Обращаемся к отношениям в. князей московских к другим в. князьям; начнем с рязанского. Мы заметили уже раз, что русские княжества составляли две группы — литовскую и московскую. Рязанское княжество принадлежало к последней группе; но во время малолетства Василия Темного, когда в роде Калиты возникли междоусобия и не было решено, кто выйдет из них победителем, рязанский князь признал нужным примкнуть к литовской группе, дабы обезопасить себя со стороны Витовта, против которого теперь нечего ему было ожидать помощи из Москвы.

До нас дошел договор рязанского в. князя Ивана Федоровича с Витовтом, заключенный около 1439 года{805} в следующих выражениях: «Господину осподарю моему в. к. Витовту се яз князь велики Ив [ан] Федорович] Рязанский, добил есми челом, дал ся есми ему на службу (потому что в родственные отношения к чужеродцу войти не мог), и осподарь мой в. к. Витовт принял меня князя великого Ив. Фед. на службу служити ми ему верно безхитростно, а быти мй с ним за один на всякого, а с кем он мирен, а с тем и яз мирен, а с кем он не мирен, с тем и яз не мирен; в. к. Витовту мене бронити от всякого, а без князя великого ми воли Витовтовы ни с кем не доканчивати ни пособляти».

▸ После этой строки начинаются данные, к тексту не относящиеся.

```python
class _Plan(StdcPlanMixin, _PlanBase):

    needed_res = (3, 4, 5)
    size_multiple = 1

    def _build(self):
        e, P, B, lib = self.eng, self.eng.P, self.B, self.lib
        H, W = self.H, self.W
        feats = self.build_stdc() if e.stdc else self.build_backbone()
        fd = e.fd
        pd = "pixel_decoder"
        (h8, w8), (h16, w16), (h32, w32) = ((feats[k].H, feats[k].W) for k in (3, 4, 5))
        if h8 * w8 + h16 * w16 + h32 * w32 < e.nq:
            raise _lib.FocoosAmdError(f"input {H}x{W} gives {h8 * w8 + h16 * w16 + h32 * w32} encoder tokens, fewer than the {e.nq} queries to select")
        cat80 = self._new("cat80", B, h8, w8, 2 * fd)
        cat40a = self._new("cat40a", B, h16, w16, 2 * fd)
        cat40b = self._new("cat40b", B, h16, w16, 2 * fd)
        cat20 = self._new("cat20", B, h32, w32, 2 * fd)
        self.conv(feats[3], P[f"{pd}.input_proj.0"], out=cat80.slice(fd, fd))
        self.conv(feats[4], P[f"{pd}.input_proj.1"], out=cat40a.slice(fd, fd))
        src = self.conv(feats[5], P[f"{pd}.input_proj.2"], name="proj5")
        L = h32 * w32
        if e.n_enc > 0:
            pos = e._pos_embed_sine(h32, w32, 128).to(device=self.dev, dtype=torch.bfloat16).contiguous()
            self.pos = NT(pos, L, 1, 1, 256, 256)
            s = src.as_rows()
            for li in range(e.n_enc):
                p = f"{pd}.encoder.0.layers.{li}"
                qk_in = self.add_rows(s, self.pos, L, f"aifi{li}.qk_in")
                qkv = self._new(f"aifi{li}.qkv", B * L, 1, 1, 768)
                self.linear(qk_in, P[f"{p}.qk"], out=qkv.slice(0, 512))
                self.linear(s, P[f"{p}.v"], out=qkv.slice(512, 256))
                att = self.mha(qkv, B, L, f"aifi{li}.att")
                o = self.linear(att, P[f"{p}.out_proj"], name=f"aifi{li}.o", residual=s)
                s1 = self.layernorm(o, f"{p}.norm1", f"aifi{li}.s1")
                f1 = self.linear(s1, P[f"{p}.linear1"], name=f"aifi{li}.f1", act="gelu")
                f2 = self.linear(f1, P[f"{p}.linear2"], name=f"aifi{li}.f2", residual=s1)
                s = self.layernorm(f2, f"{p}.norm2", f"aifi{li}.s2")
            self.bufs["aifi"] = s
            src = NT(s.t, B, h32, w32, 256, 256, s.off)

        def csp(xin: NT, p: str, out_name: str) -> NT:
            c12 = self.conv(xin, P[f"{p}.conv12"], name=f"{p}.c12", act="silu")
            x1 = c12.slice(0, fd)
            for j in range(3):
                last = j == 2
                x1 = self.conv(x1, P[f"{p}.bottlenecks.{j}.rep"], name=out_name if last else f"{p}.rep{j}", act="silu",
                               residual=c12.slice(fd, fd) if last else None, res_after=True,
                               extra_flops_per_pixel=2.0 * fd * fd)
            return x1

        lat0 = self.conv(src, P[f"{pd}.lateral_convs.0"], out=cat20.slice(fd, fd), act="silu")
        self.resize(lat0, cat40a.slice(0, fd))
        fpn0 = csp(cat40a, f"{pd}.fpn_blocks.0", "fpn0")
        lat1 = self.conv(fpn0, P[f"{pd}.lateral_convs.1"], out=cat40b.slice(fd, fd), act="silu")
        self.resize(lat1, cat80.slice(0, fd))
        out80 = csp(cat80, f"{pd}.fpn_blocks.1", "enc_s8")
        d0 = self._new("down0", B, h16, w16, fd)
        self.resize(out80, d0)
        self.conv(d0, P[f"{pd}.downsample_convs.0"], out=cat40b.slice(0, fd), act="silu")
        out40 = csp(cat40b, f"{pd}.pan_blocks.0", "enc_s16")
        d1 = self._new("down1", B, h32, w32, fd)
        self.resize(out40, d1)
        self.conv(d1, P[f"{pd}.downsample_convs.1"], out=cat20.slice(0, fd), act="silu")
        out20 = csp(cat20, f"{pd}.pan_blocks.1", "enc_s32")
        hp = "head.predictor"
        shapes = [(h32, w32), (h16, w16), (h8, w8)]
        S = sum(a * b for a, b in shapes)
        self.S = S
        starts = [0, shapes[0][0] * shapes[0][1], shapes[0][0] * shapes[0][1] + shapes[1][0] * shapes[1][1]]
        memory = self._new("memory", B, S, 1, 256)
        for i, (f, st) in enumerate(zip((out20, out40, out80), starts)):
            lvl = NT(memory.t, B, f.H, f.W, 256, 256, memory.off + st * 256)
            self.conv(f, P[f"{hp}.input_proj.{i}"], out=lvl, y_batch_stride=S * 256)
        mem_rows = memory.as_rows()
        anchors, invalid = e._anchors(shapes)
        self.anchors = anchors.to(self.dev).contiguous()
        self.invalid = invalid.to(self.dev).contiguous()
        self.shapes_t = torch.tensor(shapes, dtype=torch.int32, device=self.dev)
        self.starts_t = torch.tensor(starts, dtype=torch.int32, device=self.dev)
        Q, K = e.nq, e.nc
        self.enc_scores = self._io("enc_scores", (B, S), torch.float32)
        if e.score_head is not None and int(os.environ.get("FX_SCORE_HEAD", "1")) != 0:
            w1, b1, w2, b2, ncp = e.score_head
            valid = torch.ones(S, dtype=torch.uint8)
            valid[invalid.long()] = 0
            self.valid_u8 = valid.to(self.dev)
            om = self._new("output_memory", B * S, 1, 1, 256)
            g_, b_ = e.ln[f"{hp}.enc_output.1"]
            self.meta[len(self.ops)] = {"kind": "conv", "variant": f"score_head<{ncp}>", "flops": 2.0 * B * S * 256 * (256 + K), "name": "enc_output+enc_score+max",
                                        "M": B * S, "N": 256 + K, "K": 256, "bytes": 2.0 * B * S * 256 * 2 + 4.0 * B * S}
            self._op(lib.fx_enc_score_head_bf16, mem_rows.ptr, mem_rows.ld, self.valid_u8.data_ptr(), S, w1.data_ptr(), b1.data_ptr(), g_.data_ptr(),
                     b_.data_ptr(), C.c_float(1e-5), w2.data_ptr(), b2.data_ptr(), ncp, om.ptr, om.ld, self.enc_scores.data_ptr(), B * S)
        else:
            om_lin = self.linear(mem_rows, P[f"{hp}.enc_output.0"], name="om_lin")
            om = self.layernorm(om_lin, f"{hp}.enc_output.1", "output_memory")
            self._op(lib.fx_fill_rows_bf16, om.ptr, om.ld, S, self.invalid.data_ptr(), int(self.invalid.numel()), e.invalid_row.data_ptr(), B, 256)
            enc_logits = self.linear(om, P[f"{hp}.enc_score"], name="enc_logits", out_f32=True)
            self._op(lib.fx_rowmax_f32, enc_logits.ptr, enc_logits.ld, self.enc_scores.data_ptr(), B * S, K)
        self.enc_topk_val = self._io("enc_topk_val", (B, Q), torch.float32)
        self.enc_topk = self._io("enc_topk", (B, Q), torch.int32)
        self._op(lib.fx_topk_rows_f32, self.enc_scores.data_ptr(), S, B, S, Q, self.enc_topk_val.data_ptr(), self.enc_topk.data_ptr())
        self.split_at = len(self.ops)
        R = B * Q
        tgt = self._new("target", R, 1, 1, 256)
        self._op(lib.fx_gather_rows_bf16, om.ptr, om.ld, S, self.enc_topk.data_ptr(), Q, tgt.ptr, tgt.ld, B, 256)
        hb = self.linear(tgt, P[f"{hp}.enc_bbox.0"], name="encbb.0", act="relu")
        hb = self.linear(hb, P[f"{hp}.enc_bbox.1"], name="encbb.1", act="relu")
        self.ref_unact = torch.empty(R, 4, dtype=torch.float32, device=self.dev)
        refs = [torch.empty(R, 4, dtype=torch.float32, device=self.dev) for _ in range(e.nl + 1)]
        wl, bl = e.bbox_last["enc"]
        self._op(lib.fx_bbox_head, hb.ptr, hb.ld, wl.data_ptr(), bl.data_ptr(), None, self.anchors.data_ptr(), self.enc_topk.data_ptr(), Q, 1,
                 refs[0].data_ptr(), self.ref_unact.data_ptr(), R, 256)
        value = self.linear(mem_rows, P[f"{hp}.value_all"], name="value_all")
        if int(os.environ.get("FX_ROW_CHAIN", "1")) != 0 and e.hd == 256:
            logits = self._build_decoder_row_chain(tgt, refs, value, R, B, Q, S)
        else:
            logits = self._build_decoder_per_op(tgt, refs, value, R, B, Q, S)
        self.refs = refs
        self.probs = self._io("probs", (B, Q, K), torch.float32)
        self.boxes = self._io("boxes", (B, Q, 4), torch.float32)
        self._op(lib.fx_detr_head_out, logits.ptr, logits.ld, refs[e.nl].data_ptr(), self.probs.data_ptr(), self.boxes.data_ptr(), R, K)
        tk = min(e.top_k, Q * K)
        self.top_k = tk
        self.det_scores = self._io("det_scores", (B, tk), torch.float32)
        self.det_flat = self._io("det_flat", (B, tk), torch.int32)
        self.det_labels = self._io("det_labels", (B, tk), torch.int32)
        self.det_queries = self._io("det_queries", (B, tk), torch.int32)
        self.det_boxes = self._io("det_boxes", (B, tk, 4), torch.int32)
        self.det_count = self._io("det_count", (B,), torch.int32)
        nws = int(lib.fx_topk_rows_workspace_bytes(B, Q * K, tk))
        self.topk_ws = torch.empty(max(nws, 8), dtype=torch.uint8, device=self.dev)
        self.keep.append(self.topk_ws)
        self._op(lib.fx_topk_rows_ws_f32, self.probs.data_ptr(), Q * K, B, Q * K, tk, self.det_scores.data_ptr(), self.det_flat.data_ptr(),
                 self.topk_ws.data_ptr(), C.c_size_t(self.topk_ws.numel()))
        self.post_index = len(self.ops)
        self._op(lib.fx_detr_postprocess, self.det_scores.data_ptr(), self.det_flat.data_ptr(), self.boxes.data_ptr(), self.sizes.data_ptr(), B, Q,
                 K, tk, None, self.det_labels.data_ptr(), self.det_queries.data_ptr(), self.det_boxes.data_ptr(), self.det_count.data_ptr())

    def _build_decoder_per_op(self, tgt: NT, refs, value: NT, R: int, B: int, Q: int, S: int) -> NT:
        e, P, lib = self.eng, self.eng.P, self.lib
        hp = "head.predictor"
        qp1 = self._new("qpos_h", R, 1, 1, 512)
        for li in range(e.nl):
            p = f"{hp}.decoder.layers.{li}"
            ref = refs[li]
            self._op(lib.fx_linear_k4_relu, ref.data_ptr(), e.qpos0[0].data_ptr(), e.qpos0[1].data_ptr(), qp1.ptr, qp1.ld, R, 512)
            qpos = self.linear(qp1, P[f"{hp}.qpos1"], name=f"dec{li}.qpos")
            qk_in = self.add_rows(tgt, qpos, R, f"dec{li}.qk_in")
            qkv = self._new(f"dec{li}.qkv", R, 1, 1, 768)
            self.linear(qk_in, P[f"{p}.qk"], out=qkv.slice(0, 512))
            self.linear(tgt, P[f"{p}.v"], out=qkv.slice(512, 256))
            att = self.mha(qkv, B, Q, f"dec{li}.att")
            o = self.linear(att, P[f"{p}.out_proj"], name=f"dec{li}.o", residual=tgt)
            t1 = self.layernorm(o, f"{p}.norm1", f"dec{li}.t1")
            q2 = self.add_rows(t1, qpos, R, f"dec{li}.q2")
            offaw = self.linear(q2, P[f"{p}.cross_attn.offaw"], name=f"dec{li}.offaw", out_f32=True)
            ms = self._new(f"dec{li}.msda", R, 1, 1, 256)
            vsl = value.slice(li * 256, 256)
            self._op(lib.fx_msda_bf16, vsl.ptr, vsl.ld, self.shapes_t.data_ptr(), self.starts_t.data_ptr(), 3, 4, offaw.ptr, offaw.ld,
                     offaw.ptr + 192 * 4, offaw.ld, ref.data_ptr(), 1, ms.ptr, ms.ld, B, S, Q, 8)
            o2 = self.linear(ms, P[f"{p}.cross_attn.output_proj"], name=f"dec{li}.o2", residual=t1)
            t2 = self.layernorm(o2, f"{p}.norm2", f"dec{li}.t2")
            f1 = self.linear(t2, P[f"{p}.linear1"], name=f"dec{li}.f1", act="relu")
            f2 = self.linear(f1, P[f"{p}.linear2"], name=f"dec{li}.f2", residual=t2)
            tgt = self.layernorm(f2, f"{p}.norm3", f"dec{li}.out")
            hb = self.linear(tgt, P[f"{hp}.dec_bbox.{li}.0"], name=f"dec{li}.bb0", act="relu")
            hb = self.linear(hb, P[f"{hp}.dec_bbox.{li}.1"], name=f"dec{li}.bb1", act="relu")
            wl, bl = e.bbox_last[f"dec{li}"]
            self._op(lib.fx_bbox_head, hb.ptr, hb.ld, wl.data_ptr(), bl.data_ptr(), ref.data_ptr(), None, None, Q, 0, refs[li + 1].data_ptr(),
                     None, R, 256)
        logits = self.linear(tgt, P[f"{hp}.dec_score"], name="logits", out_f32=True)
        return logits

    def _build_decoder_row_chain(self, tgt: NT, refs, value: NT, R: int, B: int, Q: int, S: int) -> NT:
        e, lib = self.eng, self.lib
        RC = e.RC
        S0, S1, S2, S3, BIG, REF, RED = self.RC_S0, self.RC_S1, self.RC_S2, self.RC_S3, self.RC_BIG, self.RC_REF, self.RC_RED
        relu = FX_ACT["relu"]

        def st(type_, K=0, N=0, act=0, src=-1, dst=-1, aux=-1, ld=0, ld2=0, flags=0, w=None, bias=None, gamma=None, beta=None, g0=None, g1=None):
            s_ = FxRcStage()
            s_.type, s_.K, s_.N, s_.act, s_.src, s_.dst, s_.aux, s_.ld, s_.ld2, s_.flags = type_, K, N, act, src, dst, aux, ld, ld2, flags
            s_.w, s_.bias, s_.gamma, s_.beta, s_.g0, s_.g1 = w, bias, gamma, beta, g0, g1
            return s_

        def load(nt: NT, dst):
            return st(0, K=nt.C, dst=dst, g0=nt.ptr, ld=nt.ld)

        def gemm(key, src, K, N, dst=-1, act=0, out: Optional[NT] = None, f32=False):
            w, b = RC[key]
            return st(1, K=K, N=N, act=act, src=src, dst=dst, w=w.data_ptr(), bias=b.data_ptr(), g0=out.ptr if out is not None else None,
                      ld=out.ld if out is not None else 0, flags=int(f32))

        def gemm_ln(key, src, K, aux, ln_name, dst, out: Optional[NT] = None):
            w, b = RC[key]
            g_, b_ = e.ln[ln_name]
            return st(2, K=K, N=256, src=src, dst=dst, aux=aux, w=w.data_ptr(), bias=b.data_ptr(), gamma=g_.data_ptr(), beta=b_.data_ptr(),
                      g0=out.ptr if out is not None else None, ld=out.ld if out is not None else 0, ld2=RED)

        hp = "head.predictor"
        qkv = self._new("dec.qkv", R, 1, 1, 768)
        qpos = self._new("dec.qpos", R, 1, 1, 256)
        t1 = self._new("dec.t1", R, 1, 1, 256)
        offaw = self._new("dec.offaw", R, 1, 1, 288, torch.float32)
        ncp = e.nc_pad32
        logits = self._new("logits", R, 1, 1, ncp, torch.float32)
        logits.C = e.nc

        hidden = int(e.dec_ffn)
        lean = os.environ.get("FX_RC_LEAN", "1") != "0" and hidden % 256 == 0 and hidden <= 2048
        if lean:
            REF, RED = self.RC2_REF, self.RC2_RED
        lds = self.RC2_LDS if lean else None

        def gemm_ln(key, src, K, aux, ln_name, dst, out: Optional[NT] = None):
            w, b = RC[key]
            g_, b_ = e.ln[ln_name]
            return st(2, K=K, N=256, src=src, dst=dst, aux=aux, w=w.data_ptr(), bias=b.data_ptr(), gamma=g_.data_ptr(), beta=b_.data_ptr(),
                      g0=out.ptr if out is not None else None, ld=out.ld if out is not None else 0, ld2=RED)

        def ffn_ln(li, src, res, slot_a, slot_b, ln_name, dst, out: Optional[NT] = None):
            g_, b_ = e.ln[ln_name]
            return st(7, K=256, N=hidden, act=slot_a, flags=slot_b, src=src, aux=res, dst=dst, w=RC[f"{li}.f1"][0].data_ptr(), g1=RC[f"{li}.f2"][0].data_ptr(),
                      bias=RC[f"{li}.ffn_b"][1].data_ptr(), gamma=g_.data_ptr(), beta=b_.data_ptr(), g0=out.ptr if out is not None else None,
                      ld=out.ld if out is not None else 0, ld2=RED)

        def pre_attention(li, tgt_slot, ref_global=None):
            if lean:
                assert tgt_slot == S3
                k4 = st(4, N=512, dst=S0, ld2=S1, flags=4, aux=(-1 if ref_global is not None else REF), w=e.qpos0[0].data_ptr(), bias=e.qpos0[1].data_ptr(),
                        g0=ref_global)
                w, b = RC["qpos1"]
                q1 = st(1, K=512, N=256, src=S0, aux=S1, dst=S2, flags=4, w=w.data_ptr(), bias=b.data_ptr(), g0=qpos.ptr, ld=qpos.ld)
                return [k4, q1, st(3, K=256, src=S3, aux=S2, dst=S0), gemm(f"{li}.qk", S0, 256, 512, out=qkv.slice(0, 512)),
                        gemm(f"{li}.v", S3, 256, 256, out=qkv.slice(512, 256))]
            k4 = st(4, N=512, dst=BIG, aux=(-1 if ref_global is not None else REF), w=e.qpos0[0].data_ptr(), bias=e.qpos0[1].data_ptr(), g0=ref_global)
            return [k4, gemm("qpos1", BIG, 512, 256, dst=S1, out=qpos), st(3, K=256, src=tgt_slot, aux=S1, dst=S2),
                    gemm(f"{li}.qk", S2, 256, 512, out=qkv.slice(0, 512)), gemm(f"{li}.v", tgt_slot, 256, 256, out=qkv.slice(512, 256))]

        fl_pre = 2.0 * R * (512 * 256 + 256 * 768)
        first_slot = S3 if lean else S0
        self._rc_program([load(tgt, first_slot)] + pre_attention(0, first_slot, refs[0].data_ptr()), R, "dec0.pre", fl_pre, lds)
        for li in range(e.nl):
            p = f"{hp}.decoder.layers.{li}"
            att = self.mha(qkv, B, Q, f"dec{li}.att")
            prog = [load(att, S0), load(tgt, S1), load(qpos, S2), gemm_ln(f"{li}.o", S0, 256, S1, f"{p}.norm1", S3, out=t1),
                    st(3, K=256, src=S3, aux=S2, dst=S0), gemm(f"{li}.offaw", S0, 256, 288, out=offaw, f32=True)]
            self._rc_program(prog, R, f"dec{li}.post_attn", 2.0 * R * 256 * (256 + 288), lds)
            ms = self._new(f"dec{li}.msda", R, 1, 1, 256)
            vsl = value.slice(li * 256, 256)
            self._op(lib.fx_msda_bf16, vsl.ptr, vsl.ld, self.shapes_t.data_ptr(), self.starts_t.data_ptr(), 3, 4, offaw.ptr, offaw.ld,
                     offaw.ptr + 192 * 4, offaw.ld, refs[li].data_ptr(), 1, ms.ptr, ms.ld, B, S, Q, 8)
            out = self._new(f"dec{li}.out", R, 1, 1, 256)
            wl, bl = e.bbox_last[f"dec{li}"]
            last = li == e.nl - 1
            if lean:
                ffn = [ffn_ln(li, S2, S2, S0, S1, f"{p}.norm3", S3, out=out)]
            else:
# ... 157 lines not shown
```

Таким образом, чего с одной стороны не успевала сделать Москва, то с другой доканчивала Литва, и, когда последняя обессилила, Москва воспользовалась тем, что сделано было ее соперницею: от служебных отношений к в. князю литовскому рязанский в. к. легко, естественно переходил в служебные отношения к в. князю московскому; это была уже для него не новость. В то же время в. князь пронский заключил точно такой же договор с Витовтом «служить ему верно без всякия хитрости»{806}.

Но когда Витовт умер и Литва ослабела от междоусобий, а в Москве Василий Васильевич взял явный верх, тогда рязанский князь приступил опять к московской группе, признал Василия старшим, заключил с ним оборонительный союз и признал посредничество его в сношениях своих с в. князем пронским{807}. Этот князь Иван Федорович умер в 1456 году, отдал восьмилетнего сына своего на руки в. к. Василию: последний перевез малютку вместе с сестрою к себе в Москву, а в Рязань послал своих наместников{808}. Такая доверенность, оказанная московскому князю, продлила еще, как увидим, на несколько времени существование Рязанского княжества с тенью независимости.